TASK INSTRUCTIONS – When the material ends, stop; until then, set down every line exactly.
------------------------------------
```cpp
extern "C" void wc_params_default(wc_params *p) {
  std::memset(p, 0, sizeof(*p));
  p->voxel_size = 0.8f;
  p->max_layer = 2;
  p->min_points = 20;
  p->planer_threshold = 0.01f;
  p->min_plane_likeness = 0.1;
  p->cluster_gap = 0.05;
  p->cluster_min_points = 20;
  p->center_scale = 1.0;
  p->angular_scale = 5.0 * M_PI / 180.0;
// ... 22 lines not shown
  if (p->knn_k < 1 || p->knn_k > 16) return wc_fail(ctx, WC_ERR_ARG, "knn_k must be 1..16");
  return WC_OK;
}

namespace {
struct DevOpt {
  const char *name, *env;
  int wc_dev_opts::*field;
  bool flag_only;
};
const DevOpt kDevOpts[] = {
    {"exact_sums", "WC_EXACT_SUMS", &wc_dev_opts::exact_sums, true},
    {"debug_skip", "WC_DEBUG_SKIP", &wc_dev_opts::debug_skip, false},
    {"fx_merge_min", "WC_FX_MERGE_MIN", &wc_dev_opts::fx_merge_min, false},
    {"fx_split", "WC_FX_SPLIT", &wc_dev_opts::fx_split, false},
    {"no_bucket_sort", "WC_NO_BUCKET_SORT", &wc_dev_opts::no_bucket_sort, true},
    {"ex_sync", "WC_EX_SYNC", &wc_dev_opts::ex_sync, true},
    {"match_pair_serial", "WC_MATCH_PAIR_SERIAL", &wc_dev_opts::match_pair_serial, true},
    {"lm_dense", "WC_LM_DENSE", &wc_dev_opts::lm_dense, true},
    {"lm_one_collective", "WC_LM_ONE_COLLECTIVE", &wc_dev_opts::lm_one_collective, true},
    {"lm_side_stream", "WC_LM_SIDE_STREAM", &wc_dev_opts::lm_side_stream, false},
    {"map_mom_pts", "WC_MAP_MOM_PTS", &wc_dev_opts::map_mom_pts, false},
    {"map_lin_groups", "WC_MAP_LIN_GROUPS", &wc_dev_opts::map_lin_groups, false},
    {"lm_dense_radius", "WC_LM_DENSE_RADIUS", &wc_dev_opts::lm_dense_radius, false},
    {"lm_radius0", "WC_LM_RADIUS0", &wc_dev_opts::lm_radius0, false},
};
}

namespace {
struct DevPool {
// ... 318 lines not shown
```

### wildcat-slam_amd/csrc/extract.hip

```cpp
#include <hip/hip_runtime.h>
#include <type_traits>

#include <chrono>
#include <cstdlib>
#include <cstring>
#include <rocprim/rocprim.hpp>

#include "ctx.h"
#include "dmath.h"

namespace {

constexpr int kMom = 11;
constexpr int kProdStride = 66;
constexpr unsigned kRootsGrid = 256 * 16;
constexpr unsigned kEmitGrid = 256 * 8;
constexpr unsigned kRoots2Grid = 256 * 4;
constexpr int kBuckets = 4096;
constexpr int kTile = 2048;
constexpr uint32_t kFlagKeyRange = 1u, kFlagSlotOverflow = 2u, kFlagTimeRange = 4u, kFlagBucketOverflow = 8u, kFlagSlotBinOverflow = 16u, kFlagLdsOverflow = 32u;

struct ExParams {
  double vs;
  float vs_f;
// ... 1238 lines not shown
  for (int off = 32; off >= 1; off >>= 1) part += __shfl_xor(part, off);
  if (lane == 0) s_red[w] = part;
  __syncthreads();
  uint32_t base = s_red[0] + s_red[1] + s_red[2] + s_red[3];
  const uint32_t c0 = own.x, c1 = own.y, c2 = own.z, c3 = own.w;
  if (bid == nblk - 1 && t == 0) {
    status[0] = base + c0 + c1 + c2 + c3;
    uint32_t *hm = host_mailbox(status);
    if (hm) {
      hm[0] = base + c0 + c1 + c2 + c3;
      uint32_t queued = status[4];
      const uint32_t *fxc = counts + kBuckets;
      for (int j = 0; j < 16; ++j) queued += fxc[(16 + j) * 32];
      hm[4] = queued;
      hm[5] = status[5];
    }
  }
  base += (w > 0 ? c0 : 0u) + (w > 1 ? c1 : 0u) + (w > 2 ? c2 : 0u);
  const uint32_t c = w == 0 ? c0 : (w == 1 ? c1 : (w == 2 ? c2 : c3));
  if (c == 0) return;
  if (c > bin_cap) {
    if (lane == 0) raise_flag(status, kFlagSlotBinOverflow);
    return;
  }
  auto before = [&](uint64_t other, uint64_t mine) -> bool {
    if ((other >> 32) == (mine >> 32) && other != mine) {
      const double to = slots[(uint32_t)other].t, tm = slots[(uint32_t)mine].t;
      return to < tm || (to == tm && surfel_id_less(slot_ids[(uint32_t)other], slot_ids[(uint32_t)mine]));
    }
    return other < mine;
// ... 333 lines not shown
}

template <typename K>
int sort_pairs(wc_ctx *ctx, K *kin, K *kout, uint32_t *vin, uint32_t *vout, size_t n, unsigned end_bit) {
  using cfg = rocprim::radix_sort_config<rocprim::default_config, rocprim::default_config, rocprim::default_config, 0>;
  size_t tmp = 0;
  WC_HIP(ctx, rocprim::radix_sort_pairs<cfg>(nullptr, tmp, kin, kout, vin, vout, n, 0u, end_bit, ctx->stream));
  WC_TRY(wc_ensure(ctx, ctx->b_sorttmp, tmp));
  tmp = ctx->b_sorttmp.cap;
  WC_HIP(ctx, rocprim::radix_sort_pairs<cfg>(ctx->b_sorttmp.p, tmp, kin, kout, vin, vout, n, 0u, end_bit, ctx->stream));
  return WC_OK;
}
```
------------------------------------
SOLUTION TO THE PROBLEM –
```cpp
extern "C" void wc_params_default(wc_params *p) {
  std::memset(p, 0, sizeof(*p));
  p->voxel_size = 0.8f;
  p->max_layer = 2;
  p->min_points = 20;
  p->planer_threshold = 0.01f;
  p->min_plane_likeness = 0.1;
  p->cluster_gap = 0.05;
  p->cluster_min_points = 20;
  p->center_scale = 1.0;
  p->angular_scale = 5.0 * M_PI / 180.0;
// ... 22 lines not shown
  if (p->knn_k < 1 || p->knn_k > 16) return wc_fail(ctx, WC_ERR_ARG, "knn_k must be 1..16");
  return WC_OK;
}

namespace {
struct DevOpt {
  const char *name, *env;
  int wc_dev_opts::*field;
  bool flag_only;
};
const DevOpt kDevOpts[] = {
    {"exact_sums", "WC_EXACT_SUMS", &wc_dev_opts::exact_sums, true},
    {"debug_skip", "WC_DEBUG_SKIP", &wc_dev_opts::debug_skip, false},
    {"fx_merge_min", "WC_FX_MERGE_MIN", &wc_dev_opts::fx_merge_min, false},
    {"fx_split", "WC_FX_SPLIT", &wc_dev_opts::fx_split, false},
    {"no_bucket_sort", "WC_NO_BUCKET_SORT", &wc_dev_opts::no_bucket_sort, true},
    {"ex_sync", "WC_EX_SYNC", &wc_dev_opts::ex_sync, true},
    {"match_pair_serial", "WC_MATCH_PAIR_SERIAL", &wc_dev_opts::match_pair_serial, true},
    {"lm_dense", "WC_LM_DENSE", &wc_dev_opts::lm_dense, true},
    {"lm_one_collective", "WC_LM_ONE_COLLECTIVE", &wc_dev_opts::lm_one_collective, true},
    {"lm_side_stream", "WC_LM_SIDE_STREAM", &wc_dev_opts::lm_side_stream, false},
    {"map_mom_pts", "WC_MAP_MOM_PTS", &wc_dev_opts::map_mom_pts, false},
    {"map_lin_groups", "WC_MAP_LIN_GROUPS", &wc_dev_opts::map_lin_groups, false},
    {"lm_dense_radius", "WC_LM_DENSE_RADIUS", &wc_dev_opts::lm_dense_radius, false},
    {"lm_radius0", "WC_LM_RADIUS0", &wc_dev_opts::lm_radius0, false},
};
}

namespace {
struct DevPool {
// ... 318 lines not shown
```

### wildcat-slam_amd/csrc/extract.hip

```cpp
#include <hip/hip_runtime.h>
#include <type_traits>

#include <chrono>
#include <cstdlib>
#include <cstring>
#include <rocprim/rocprim.hpp>

#include "ctx.h"
#include "dmath.h"

namespace {

constexpr int kMom = 11;
constexpr int kProdStride = 66;
constexpr unsigned kRootsGrid = 256 * 16;
constexpr unsigned kEmitGrid = 256 * 8;
constexpr unsigned kRoots2Grid = 256 * 4;
constexpr int kBuckets = 4096;
constexpr int kTile = 2048;
constexpr uint32_t kFlagKeyRange = 1u, kFlagSlotOverflow = 2u, kFlagTimeRange = 4u, kFlagBucketOverflow = 8u, kFlagSlotBinOverflow = 16u, kFlagLdsOverflow = 32u;

struct ExParams {
  double vs;
  float vs_f;
// ... 1238 lines not shown
  for (int off = 32; off >= 1; off >>= 1) part += __shfl_xor(part, off);
  if (lane == 0) s_red[w] = part;
  __syncthreads();
  uint32_t base = s_red[0] + s_red[1] + s_red[2] + s_red[3];
  const uint32_t c0 = own.x, c1 = own.y, c2 = own.z, c3 = own.w;
  if (bid == nblk - 1 && t == 0) {
    status[0] = base + c0 + c1 + c2 + c3;
    uint32_t *hm = host_mailbox(status);
    if (hm) {
      hm[0] = base + c0 + c1 + c2 + c3;
      uint32_t queued = status[4];
      const uint32_t *fxc = counts + kBuckets;
      for (int j = 0; j < 16; ++j) queued += fxc[(16 + j) * 32];
      hm[4] = queued;
      hm[5] = status[5];
    }
  }
  base += (w > 0 ? c0 : 0u) + (w > 1 ? c1 : 0u) + (w > 2 ? c2 : 0u);
  const uint32_t c = w == 0 ? c0 : (w == 1 ? c1 : (w == 2 ? c2 : c3));
  if (c == 0) return;
  if (c > bin_cap) {
    if (lane == 0) raise_flag(status, kFlagSlotBinOverflow);
    return;
  }
  auto before = [&](uint64_t other, uint64_t mine) -> bool {
    if ((other >> 32) == (mine >> 32) && other != mine) {
      const double to = slots[(uint32_t)other].t, tm = slots[(uint32_t)mine].t;
      return to < tm || (to == tm && surfel_id_less(slot_ids[(uint32_t)other], slot_ids[(uint32_t)mine]));
    }
    return other < mine;
// ... 333 lines not shown
}

template <typename K>
int sort_pairs(wc_ctx *ctx, K *kin, K *kout, uint32_t *vin, uint32_t *vout, size_t n, unsigned end_bit) {
  using cfg = rocprim::radix_sort_config<rocprim::default_config, rocprim::default_config, rocprim::default_config, 0>;
  size_t tmp = 0;
  WC_HIP(ctx, rocprim::radix_sort_pairs<cfg>(nullptr, tmp, kin, kout, vin, vout, n, 0u, end_bit, ctx->stream));
  WC_TRY(wc_ensure(ctx, ctx->b_sorttmp, tmp));
  tmp = ctx->b_sorttmp.cap;
  WC_HIP(ctx, rocprim::radix_sort_pairs<cfg>(ctx->b_sorttmp.p, tmp, kin, kout, vin, vout, n, 0u, end_bit, ctx->stream));
  return WC_OK;
}
```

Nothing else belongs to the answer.